The wallet can hold multiple types of cryptocurrencies, just like the physical wallet can hold different legal tenders. What’s more, the crypto wallet does not run out of space or restrict you to the amount of money you can hold. It also allows you to keep track of balances and transactions conveniently from a single location or app.
Reasons Cryptocurrencies Are So Popular
Not everyone appears to support cryptocurrency in their economy, but their popularity has been explosive over the past few years.

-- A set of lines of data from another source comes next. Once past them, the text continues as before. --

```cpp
int aslam_get_launch_info(aslam_ctx *c, int *stream_groups, int *chol_resident, int *launches_per_callback)
{
        if (!c)
                return fail(ASLAM_ERR_ARG, "null context");
        if (stream_groups)
                *stream_groups = c->large ? c->lh.last_groups : 0;
        if (chol_resident)
                *chol_resident = c->large && c->lh.last_resident;
        if (launches_per_callback)
                *launches_per_callback = c->large ? c->lh.last_launches : 1;
        return ASLAM_OK;
}

int aslam_kernel_info(aslam_ctx *c, char *name, int name_cap, int *grid, int *block, int *lds_bytes)
{
        if (!c)
                return fail(ASLAM_ERR_ARG, "null context");
        char buf[192];
        size_t lds = 0;
        if (c->large)
        {
                const LargePlan plan = large_plan(c->cfg.dtype == ASLAM_F32, c->NP, c->cfg.batch, c->cfg.batch, c->lh.knobs);
#if ASLAM_HAVE_UKF
                if (c->cfg.filter == ASLAM_UKF)
                        std::snprintf(buf, sizeof(buf), "ukf_large_wabt + large_update_panel<double> + large_syrk<double> (%d-launch chain per callback, 1 stream)",
                                      ukf_large_plan(c->NP).launches);
                else
#endif
                if (plan.chain == LargeChain::F32_RESIDENT)
                        std::snprintf(buf, sizeof(buf), "%s + %s + large_syrk_bf16x3%s (%d-launch chain per callback, %d stream groups)",
                                      plan.chol16 ? "large_chol_bf16" : "large_chol_resident", plan.trsm16 ? "large_trsm_bf16" : "large_trsm_pipe<17>",
                                      plan.border ? " + border" : "", plan.launches, c->lh.knobs.groups);
                else if (plan.chain == LargeChain::F32_RIGHT)
                        std::snprintf(buf, sizeof(buf), "large_right_step + large_syrk_bf16x3 (%d-launch chain per callback: one right-looking launch per block column)", plan.launches);
                else if (plan.chain == LargeChain::F32_LEFT)
                        std::snprintf(buf, sizeof(buf), "large_trsm_pipe<17> + large_syrk_bf16x3 (%d-launch chain per callback: multi-workgroup Cholesky)", plan.launches);
                else
                        std::snprintf(buf, sizeof(buf), "large_update_panel<double> (%d-launch chain per callback, %d stream groups)", plan.launches, c->lh.knobs.groups);
                lds = LargeLds::bytes(c->NP);
                if (c->sighted_on && c->cfg.filter == ASLAM_EKF)
                {
                        const std::string with = std::string("large_build_GS<T,sighted> + ") + buf;
                        std::snprintf(buf, sizeof(buf), "%s", with.c_str());
                }
        }
        else if (c->cfg.filter == ASLAM_EKF)
// ... 27 lines not shown
```

awesomeslam_amd/csrc/ekf_large.h:

```cpp
#pragma once

#include <type_traits>

#include "small_common.h"

namespace aslam
{
constexpr int LB = 64;
constexpr int LARGE_OBS_CAP = 1024;
constexpr int LARGE_WAIT_CAP = 2048;
constexpr int LARGE_NP_MAX = 1088;
constexpr int LARGE_NB_MAX = LARGE_NP_MAX / LB;

template <typename T> struct LargeView
{
        int NP;
        double *P;
        T *G;
        T *S;
        double *Hc;
        double *Y;
        T *Linv;
        T *Vw;
        unsigned short *Lpl;
        int xrows;
        int border;
};

typedef float f4 __attribute__((ext_vector_type(4)));
template <typename T> struct Mfma;
template <> struct Mfma<double>
{
        typedef d4 acc_t;
        static __device__ __forceinline__ acc_t zero()
        {
                return (acc_t){0.0, 0.0, 0.0, 0.0};
        }
        static __device__ __forceinline__ acc_t mma(double a, double b, acc_t c)
        {
                return __builtin_amdgcn_mfma_f64_16x16x4f64(a, b, c, 0, 0, 0);
        }
        static __device__ __forceinline__ int row(int lane, int r)
        {
                return (lane >> 4) + 4 * r;
        }
};
template <> struct Mfma<float>
{
        typedef f4 acc_t;
        static __device__ __forceinline__ acc_t zero()
        {
                return (acc_t){0.f, 0.f, 0.f, 0.f};
        }
        static __device__ __forceinline__ acc_t mma(float a, float b, acc_t c)
        {
                return __builtin_amdgcn_mfma_f32_16x16x4f32(a, b, c, 0, 0, 0);
        }
        static __device__ __forceinline__ int row(int lane, int r)
        {
// ... 31 lines not shown
        const size_t np = (size_t)v.NP;
        f(v.P, np * np, false);
        f(v.G, np * np, true);
        f(v.S, np * np, true);
        f(v.Hc, (np / 2) * 4, false);
        f(v.Y, np, false);
        f(v.Linv, (size_t)LARGE_NB_MAX * LB * LB, false);
        f(v.Lpl, LPlanes::per_filter(v.NP), false);
        f(v.Vw, np * np, true);
}

__host__ __device__ __forceinline__ int lplane_pos(int c)
{
        return 32 * (c >> 5) + 8 * ((c >> 2) & 3) + 4 * ((c >> 4) & 1) + (c & 3);
}

__host__ __device__ __forceinline__ int large_blocks(int n, int xrows = 1)
{
        return (n + xrows + LB - 1) / LB;
}

struct LargeBorder
{
        int t;
        int nbc;
};
__host__ __device__ __forceinline__ LargeBorder large_border(int n, int enabled)
{
        const int n0 = n & ~(LB - 1), t = n - n0;
        const bool on = enabled && n0 >= LB && (t == 1 || t == 3);
        return {on ? t : 0, on ? n0 / LB : large_blocks(n)};
}
constexpr int BORDER_MAX = 3;
constexpr int BORDER_SAVE = 8, BORDER_SAVE_ROWS = 4;
__host__ __device__ __forceinline__ bool border_spare(const LargeBorder &bd, int n, int row, int col)
{
        return bd.t && row > n && row <= n + bd.t && (col < LB * bd.nbc || (col >= LB * bd.nbc + BORDER_SAVE && col < LB * bd.nbc + BORDER_SAVE + BORDER_SAVE_ROWS));
}

struct LargeLds
{
        static __host__ __device__ size_t bytes(int NP)
        {
                size_t o = 0;
                o += 8 * (size_t)NP * 2;
                o += 4 * (size_t)LARGE_OBS_CAP * 6;
                o += 4 * (size_t)LARGE_WAIT_CAP * 5;
                o += 4 * (size_t)(NP / 2);
                o += 4 * (size_t)LARGE_OBS_CAP * 4 * 2;
                o += 4 * (size_t)NP;
                o = (o + 15) & ~(size_t)15;
                return o + sizeof(SmallShared);
        }
        static __device__ __forceinline__ SmallLds carve(unsigned char *smem, int NP)
        {
                SmallLds L;
                unsigned char *p = smem;
                L.Lt = nullptr;
                L.Dinv = nullptr;
                L.sY = nullptr;
                L.sU = nullptr;
                L.sH = nullptr;
                L.sTv = nullptr;
                L.sX = reinterpret_cast<double *>(p);
                p += 8 * (size_t)NP;
                L.sZ = reinterpret_cast<double *>(p);
// ... 887 lines not shown
constexpr int XU_WAVES = ASLAM_XU_WAVES;
constexpr int XU_THREADS = 64 * XU_WAVES;
constexpr int XU_WG_ROWS = XU_WAVES * XU_ROWS;
typedef double xu_d2 __attribute__((ext_vector_type(2)));
constexpr int XU_STAGE_THREADS = 256;
static_assert(XU_WAVES >= 4 && XU_WAVES <= 16, "large_x_update_rows: 4 staging waves at least, 1024 threads at most");
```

Below are a few reasons why crypto is all the rage right now:
- Security and versatility: They guarantee additional safety and anonymity when transacting digitally compared to traditional alternatives.
- Appreciation: They are increasingly appreciating in value, especially major coins like Ethereum and Bitcoin.
- Diversity: Crypto traders have a broad range of currencies to choose from, and the trading platforms are ever-increasing.
- Decentralization: There is no interference from central banks, thus immune to economic effects like inflation.
Is Crypto A Good Investment?
Over the past few years, cryptocurrencies have shown an enormous increase in value. However, many people have cast doubt over the stability of crypto. Some view it as the currency of the future, while others criticize cryptocurrency trading for the notion that the greater fool investment theory is at play. This is where you purchase an asset trusting that the next buyer will pay more for it.
Despite its incredible performance, growing popularity, and increasing acceptance by everyday vendors, cryptocurrency still has a significant level of criticism and resistance in modern society. Some critics like Warren Buffet actually have justifiable reasons for their sentiments. From a long-term perspective, say twenty years from now, it is tricky to tell with certainty whether crypto is a great investment or not. However, the writing is on the wall, and one thing is for sure. It is safe to say that only time will tell but the earlier you invest the higher you can profit from it.
To sum it all up, crypto cryptocurrencies provide a myriad of perks compared to traditional currencies. Some of these include increased safety, anonymity, accountability, and convenience. Trading investors also get an enormous chance to maximize their gains without worrying about government interference, inflation, and other economic impacts.
Moreover, there are numerous software and technological resources to help miners and traders these days, so you could be making some decent money without doing much lifting. You just have to be keen on the platforms you choose, the coins you pick, and the trading approaches you use.